(Collected data)
struct CtxHandles {
    ncclComm_t comm = nullptr;
    hipStream_t st = nullptr;
    hipEvent_t ev[6] = {};
    hipStream_t st2 = nullptr;
    hipEvent_t ev_join = nullptr;
    unsigned* resident = nullptr;
    CtxHandles() = default;
    CtxHandles(const CtxHandles&) = delete;
    CtxHandles& operator=(const CtxHandles&) = delete;
    ~CtxHandles() {
        for (auto& e : ev)
            if (e) (void)hipEventDestroy(e);
        if (ev_join) (void)hipEventDestroy(ev_join);
        if (resident) (void)hipHostFree(resident);
        if (st2) (void)hipStreamDestroy(st2);
        if (st) (void)hipStreamDestroy(st);
        if (comm) (void)ncclCommDestroy(comm);
    }
};

struct fit_ctx : CtxHandles {
    int device = 0;
    int rank = 0, world = 1;
    int shard_mode = FIT_SHARD_AUTO;
    fit_exchange_fn xchg = nullptr;
    void* xchg_user = nullptr;
    HBuf<uint8_t> h_x;
    DBuf<uint64_t> xcount;
    bool force_coll = false;
    bool collective() const { return world > 1 || force_coll; }
    bool persistent = true;
    int32_t small_batch = 2048;
    int32_t small_direct = 128;
    bool small_args = true, sync_spin = true;
    int cls_mode = 3;
    int32_t last_multi = 0;
    bool cls_nodes_ok = false;
    int32_t cls_maxn = 0;
    DBuf<int16_t> jcls;
    DBuf<uint8_t> cls_tab;
    DBuf<int4> cls_dem;
    DBuf<int32_t> cls_n;
    DBuf<unsigned> cls_err;
    HBuf<int32_t> h_cls_n;
    HBuf<unsigned> h_cls_err;
    DBuf<int32_t> small_placed;
    HBuf<int32_t> h_small;
    DBuf<uint8_t> jpack;
    HBuf<uint8_t> h_jpack;
    QueryBufs<fit_why> ex;
    QueryBufs<fit_eta> wh;
    QueryBufs<struct fit_room> rm;
    QueryBufs<fit_eta_k> wk;
    DBuf<int32_t> wk_node, wk_diff;
    HBuf<int32_t> h_wk_node;
    DBuf<unsigned long long> wk_top;
    DBuf<int32_t> ptlk_cnt;
    HBuf<int32_t> h_ptlk;
    DBuf<int32_t> tlr_node, tlr_start, tlr_state, tlr_inv, tlr_cnt, tlr_first, tlr_fill, tlr_touched, tlr_flag, tlr_g;
    DBuf<TlWin> tlr_win;
    DBuf<unsigned long long> tlr_tot;
    HBuf<int32_t> h_tlr_g;
    HBuf<unsigned long long> h_tlr_tot;
    double utl_ms = -1, htl_ms = -1;
    DBuf<int32_t> atl_tc, atl_tm, atl_tg, atl_g;
    HBuf<int32_t> h_atl;
    double atl_ms = -1;
    DBuf<int64_t> free_acc;
    DBuf<fit_free> free_rows;
    double free_ms = -1;
    DBuf<int32_t> vs_off, vs_prio, vs_cpu, vs_mem, vs_gpu, vic_bad, voff;
    HBuf<int32_t> h_vic_bad;
    DBuf<VicEnt> vent;
    bool have_vic = false;
    QueryBufs<fit_evict> pe;
    DBuf<int32_t> pe_prio;
    HBuf<int32_t> h_pe_prio;
    DBuf<uint4> pe_part;
    QueryBufs<fit_evict_k> pk;
    DBuf<int32_t> pk_node, pk_vic;
    HBuf<int32_t> h_pk_pick;
    int cus = 256;
    DBuf<uint8_t> ectl, ering;
    DBuf<CompState> ecs;
    DBuf<CompOut> eco;
    DBuf<int64_t> ebusy;
    HBuf<CompState> h_ecs;
    HBuf<CompOut> h_eco;
    HBuf<int64_t> h_ebusy;
    HBuf<uint32_t> h_err;
    HBuf<TripRec> h_trip;
    DBuf<NodeRec> rec_bak;
    unsigned wd_ticks = 1000000000u;
    HBuf<uint64_t> h_count;
    int wmin = 256, wmax = 8192;

    int32_t n = 0;
    int32_t nn = 0;
    int ncomp = 0;
    int comp_of_part[32];
    std::vector<int32_t> nb;
    DBuf<NodeRec> rec;
    DBuf<int32_t> col_cpu, col_mem, col_gpu, col_av, perm;
    DBuf<uint32_t> col_mask;
    DBuf<int32_t> rb_cpu, rb_mem, rb_gpu;
    std::vector<uint32_t> h_mask;
    std::vector<int32_t> h_perm;
    bool have_nodes = false;
    int64_t loads = 0;

    int32_t np = 0;
    int32_t ptab[128];
    DBuf<int32_t> d_ptab;

    DBuf<int32_t> jcpu, jmem, jgpu, jwall, out, jl, jpk;
    DBuf<uint16_t> jpart, jk;
    DBuf<int8_t> jcomp;
    DBuf<int32_t> jmin;
    DBuf<uint64_t> cand, bnd;
    DBuf<JobRec> wjob;
    DBuf<CompPlan> plan;
    DBuf<CommitResult> res;
    HBuf<CompPlan> h_plan;
    HBuf<CommitResult> h_res;
    DBuf<int32_t> jls;
    HBuf<int32_t> h_jls;

    int32_t tl_slots = 0, tl_slot_min = 0;
    bool have_tl = false;
    DBuf<Seg> slab;
    DBuf<TlHdr> tlhdr;
    DBuf<int32_t> outs, rel_off, rel_slot, rel_cpu, rel_mem, rel_gpu;
    DBuf<uint32_t> tl_err;
    HBuf<uint32_t> h_tl_err;
};

namespace {

int build_ptab(fit_ctx* c) {
    for (int p = 0; p < 32; ++p) c->ptab[96 + p] = c->comp_of_part[p];
    if (c->d_ptab.ensure(128)) return FIT_E_OOM;
    HIP_TRY(hipMemcpyAsync(c->d_ptab.p, c->ptab, sizeof c->ptab, hipMemcpyHostToDevice, c->st));
    return 0;
}

int load_nodes_common(fit_ctx* c, int32_t n) {
    int par[32];
    for (int i = 0; i < 32; ++i) par[i] = i;
    bool used[32] = {false};
    for (int32_t x = 0; x < n; ++x) {
        uint32_t m = c->h_mask[x];
        if (!m) continue;
        int lo = __builtin_ctz(m);
        for (uint32_t r = m; r; r &= r - 1) {
            int b = __builtin_ctz(r);
            used[b] = true;
            int ra = find_root(par, lo), rb = find_root(par, b);
            if (ra != rb) par[std::max(ra, rb)] = std::min(ra, rb);
        }
    }
    int root_comp[32];
    for (int i = 0; i < 32; ++i) root_comp[i] = -1;
    c->ncomp = 0;
    for (int p = 0; p < 32; ++p) {
        c->comp_of_part[p] = -1;
        if (!used[p]) continue;
        int r = find_root(par, p);
        if (root_comp[r] < 0) root_comp[r] = c->ncomp++;
        c->comp_of_part[p] = root_comp[r];
    }
    c->nb.assign(c->ncomp + 1, 0);
    for (int32_t x = 0; x < n; ++x)
        if (c->h_mask[x]) c->nb[c->comp_of_part[__builtin_ctz(c->h_mask[x])] + 1]++;
    for (int k = 0; k < c->ncomp; ++k) {
        if (c->nb[k + 1] > MAX_COMPONENT_NODES)
            return fail(FIT_E_INVAL, "partition component %d has %d nodes (limit %d)", k,
                        c->nb[k + 1], MAX_COMPONENT_NODES);
        c->nb[k + 1] += c->nb[k];
    }
    c->nn = c->nb[c->ncomp];
    {
        int parts_of[32] = {0};
        for (int p = 0; p < 32; ++p)
            if (c->comp_of_part[p] >= 0) ++parts_of[c->comp_of_part[p]];
        c->cls_nodes_ok = c->ncomp > 0 && c->ncomp <= 32;
        c->cls_maxn = 0;
        for (int k = 0; k < c->ncomp; ++k) {
            const int32_t nk = c->nb[k + 1] - c->nb[k];
            c->cls_maxn = std::max(c->cls_maxn, nk);
            if (parts_of[k] != 1) c->cls_nodes_ok = false;
        }
        if (c->cls_maxn > class_max_nodes() || class_lds_bytes(c->cls_maxn) > 160 * 1024)
            c->cls_nodes_ok = false;
    }
    std::vector<int32_t> fill(c->nb.begin(), c->nb.end() - 1), perm(std::max(c->nn, 1));
    for (int32_t x = 0; x < n; ++x)
        if (c->h_mask[x]) perm[fill[c->comp_of_part[__builtin_ctz(c->h_mask[x])]]++] = x;
    if (c->perm.ensure(std::max(c->nn, 1)) || c->rec.ensure(std::max(c->nn, 1))) return FIT_E_OOM;
    HIP_TRY(hipMemcpyAsync(c->perm.p, perm.data(), sizeof(int32_t) * c->nn, hipMemcpyHostToDevice,
                           c->st));
    HIP_TRY(launch_gather_nodes(c->st, c->col_cpu.p, c->col_mem.p, c->col_gpu.p, c->col_av.p,
                                c->col_mask.p, c->perm.p, c->nn, c->rec.p));
    int rc = build_ptab(c);
    if (rc) return rc;
    HIP_TRY(hipStreamSynchronize(c->st));
    perm.resize(c->nn);
    c->h_perm.swap(perm);
    c->n = n;
    c->have_nodes = true;
    c->have_tl = false;
    ++c->loads;
    return 0;
}

int alloc_cols(fit_ctx* c, int32_t n) {
    size_t m = std::max<int32_t>(n, 1);
    if (c->col_cpu.ensure(m) || c->col_mem.ensure(m) || c->col_gpu.ensure(m) ||
        c->col_av.ensure(m) || c->col_mask.ensure(m))
        return FIT_E_OOM;
    return 0;
}

int xchg(fit_ctx* c, int op, void* dbuf, int64_t count) {
    if (!c->collective() || count == 0) return 0;
    if (!c->xchg) {
        switch (op) {
            case FIT_XCHG_ALLGATHER_U64: {
                uint64_t* b = static_cast<uint64_t*>(dbuf);
                NCCL_TRY(ncclAllGather(b + (size_t)c->rank * count, b, count, ncclUint64, c->comm,
                                       c->st));
                return 0;
            }
            case FIT_XCHG_MIN_U64:
                NCCL_TRY(ncclAllReduce(dbuf, dbuf, count, ncclUint64, ncclMin, c->comm, c->st));
                return 0;
            case FIT_XCHG_MAX_I32:
                NCCL_TRY(ncclAllReduce(dbuf, dbuf, count, ncclInt32, ncclMax, c->comm, c->st));
                return 0;
            case FIT_XCHG_MIN_I32:
                NCCL_TRY(ncclAllReduce(dbuf, dbuf, count, ncclInt32, ncclMin, c->comm, c->st));
                return 0;
        }
        return fail(FIT_E_INVAL, "exchange op %d", op);
    }
    const size_t elem = (op == FIT_XCHG_ALLGATHER_U64 || op == FIT_XCHG_MIN_U64) ? 8 : 4;
    const size_t bytes = elem * (size_t)count * (op == FIT_XCHG_ALLGATHER_U64 ? c->world : 1);
    if (c->h_x.ensure(bytes)) return FIT_E_OOM;
    HIP_TRY(hipMemcpyAsync(c->h_x.p, dbuf, bytes, hipMemcpyDeviceToHost, c->st));
    HIP_TRY(hipStreamSynchronize(c->st));
    if (c->xchg(c->xchg_user, op, c->h_x.p, count) != 0)
        return fail(FIT_E_RCCL, "host exchange op %d failed", op);
    HIP_TRY(hipMemcpyAsync(dbuf, c->h_x.p, bytes, hipMemcpyHostToDevice, c->st));
    return 0;
}

const char* trip_site_name(unsigned s) {
    switch (s) {
        case TRIP_WORKER_RING: return "scan worker waiting for a task";
        case TRIP_ROUND_START: return "committer waiting for the round before last";
        case TRIP_HELPER_TILE: return "commit helper waiting for a scan tile";
        case TRIP_HELPER_SNAP: return "commit helper waiting for the decider";
        case TRIP_DECIDER_REC: return "decider waiting for a helper record";
        case TRIP_SINGLE_TILE: return "single-wave commit waiting for a scan tile";
        case TRIP_NO_PROGRESS: return "round resolved no job";
// ... 1326 lines not shown
        c->comp_of_part[p] = -1;
        c->ptab[p] = c->ptab[32 + p] = c->ptab[64 + p] = -1;
        c->ptab[96 + p] = -1;
    }
    int rc = 0;
    if (hipStreamCreateWithFlags(&c->st, hipStreamNonBlocking) != hipSuccess) rc = FIT_E_HIP;
    for (auto& e : c->ev)
        if (!rc && hipEventCreate(&e) != hipSuccess) rc = FIT_E_HIP;
    if (!rc && c->world == 1 && c->force_coll && !c->xchg) {
        ncclUniqueId id;
        ncclResult_t r = ncclGetUniqueId(&id);
        if (r == ncclSuccess) r = ncclCommInitRank(&c->comm, 1, id, 0);
        if (r != ncclSuccess) rc = fail(FIT_E_RCCL, "ncclCommInitRank(1 rank): %s", ncclGetErrorString(r));
    } else if (!rc && c->world > 1 && !c->xchg) {
        if (!o.nccl_id) {
            rc = fail(FIT_E_INVAL, "world > 1 needs nccl_id");
        } else {
            ncclUniqueId id;
            memcpy(&id, o.nccl_id, sizeof id);
            ncclResult_t r = ncclCommInitRank(&c->comm, c->world, id, c->rank);
            if (r != ncclSuccess)
                rc = fail(FIT_E_RCCL, "ncclCommInitRank: %s", ncclGetErrorString(r));
        }
    } else if (rc) {
        fail(rc, "stream/event creation failed");
    }
    if (rc) {
        delete c;
        return rc;
    }
    *out_ctx = c;
    return 0;
}

int fit_set_watchdog_us(fit_ctx* c, int64_t us) {
    if (!c) return fail(FIT_E_INVAL, "null ctx");
    if (us <= 0) {
        c->wd_ticks = 1000000000u;
        if (const char* ev = getenv("FIT_WATCHDOG_MS"))
            c->wd_ticks = (unsigned)std::min<double>(4.29e9, std::max(1.0, atof(ev) * 1e5));
        return 0;
    }
    c->wd_ticks = (unsigned)std::min<int64_t>(us * 100, 4290000000ll);
    return 0;
}

void fit_destroy(fit_ctx* ctx) {
    if (!ctx) return;
    (void)hipSetDevice(ctx->device);
    (void)hipStreamSynchronize(ctx->st);
    delete ctx;
}

static int load_node_cols(fit_ctx* c, int32_t n, const int32_t* cpu, const int32_t* mem, const int32_t* gpu,
                          const int32_t* av, const uint32_t* mask, hipMemcpyKind kind) {
    if (!c) return fail(FIT_E_INVAL, "null ctx");
    if (n < 0 || n > FIT_MAX_NODES || (n > 0 && (!cpu || !mem || !gpu || !av || !mask)))
        return fail(FIT_E_INVAL, "bad node arrays");
    c->have_nodes = c->have_tl = false;
    c->have_vic = false;
    HIP_TRY(hipSetDevice(c->device));
    if (alloc_cols(c, n)) return FIT_E_OOM;
    const size_t b = sizeof(int32_t) * n;
    HIP_TRY(hipMemcpyAsync(c->col_cpu.p, cpu, b, kind, c->st));
    HIP_TRY(hipMemcpyAsync(c->col_mem.p, mem, b, kind, c->st));
    HIP_TRY(hipMemcpyAsync(c->col_gpu.p, gpu, b, kind, c->st));
    HIP_TRY(hipMemcpyAsync(c->col_av.p, av, b, kind, c->st));
    HIP_TRY(hipMemcpyAsync(c->col_mask.p, mask, b, kind, c->st));
    return 0;
}

int fit_load_nodes(fit_ctx* c, int32_t n, const int32_t* cpu, const int32_t* mem,
                   const int32_t* gpu, const int32_t* av, const uint32_t* mask) {
    const int rc = load_node_cols(c, n, cpu, mem, gpu, av, mask, hipMemcpyHostToDevice);
    if (rc) return rc;
    c->h_mask.assign(mask, mask + n);
    return load_nodes_common(c, n);
}

int fit_load_nodes_device(fit_ctx* c, int32_t n, const int32_t* cpu, const int32_t* mem,
                          const int32_t* gpu, const int32_t* av, const uint32_t* mask) {
    const int rc = load_node_cols(c, n, cpu, mem, gpu, av, mask, hipMemcpyDeviceToDevice);
    if (rc) return rc;
    c->h_mask.resize(n);
    HIP_TRY(hipMemcpyAsync(c->h_mask.data(), mask, sizeof(uint32_t) * n, hipMemcpyDeviceToHost, c->st));
    HIP_TRY(hipStreamSynchronize(c->st));
    return load_nodes_common(c, n);
}

int fit_load_partitions(fit_ctx* c, int32_t p, const int32_t* max_time,
                        const int32_t* max_cpus, const int32_t* max_mem) {
    if (!c) return fail(FIT_E_INVAL, "null ctx");
    if (p < 0 || p > FIT_MAX_PARTITIONS || (p > 0 && (!max_time || !max_cpus || !max_mem)))
        return fail(FIT_E_INVAL, "bad partition table (p=%d)", p);
    HIP_TRY(hipSetDevice(c->device));
    c->np = p;
    for (int i = 0; i < 32; ++i) {
        c->ptab[i] = i < p ? max_time[i] : -1;
        c->ptab[32 + i] = i < p ? max_cpus[i] : -1;
        c->ptab[64 + i] = i < p ? max_mem[i] : -1;
    }
    int rc = build_ptab(c);
    if (rc) return rc;
    HIP_TRY(hipStreamSynchronize(c->st));
    return 0;
}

▶ **AIM OF THE TASK**: Take the entries above and return only the lines from the one with "c->have_vic = false;" to the one with "int fit_load_nodes_device(fit_ctx* c, int32_t", both included, unchanged.

▶ **SOLUTION TO THIS PROBLEM**:
    c->have_vic = false;
    HIP_TRY(hipSetDevice(c->device));
    if (alloc_cols(c, n)) return FIT_E_OOM;
    const size_t b = sizeof(int32_t) * n;
    HIP_TRY(hipMemcpyAsync(c->col_cpu.p, cpu, b, kind, c->st));
    HIP_TRY(hipMemcpyAsync(c->col_mem.p, mem, b, kind, c->st));
    HIP_TRY(hipMemcpyAsync(c->col_gpu.p, gpu, b, kind, c->st));
    HIP_TRY(hipMemcpyAsync(c->col_av.p, av, b, kind, c->st));
    HIP_TRY(hipMemcpyAsync(c->col_mask.p, mask, b, kind, c->st));
    return 0;
}

int fit_load_nodes(fit_ctx* c, int32_t n, const int32_t* cpu, const int32_t* mem,
                   const int32_t* gpu, const int32_t* av, const uint32_t* mask) {
    const int rc = load_node_cols(c, n, cpu, mem, gpu, av, mask, hipMemcpyHostToDevice);
    if (rc) return rc;
    c->h_mask.assign(mask, mask + n);
    return load_nodes_common(c, n);
}

int fit_load_nodes_device(fit_ctx* c, int32_t n, const int32_t* cpu, const int32_t* mem,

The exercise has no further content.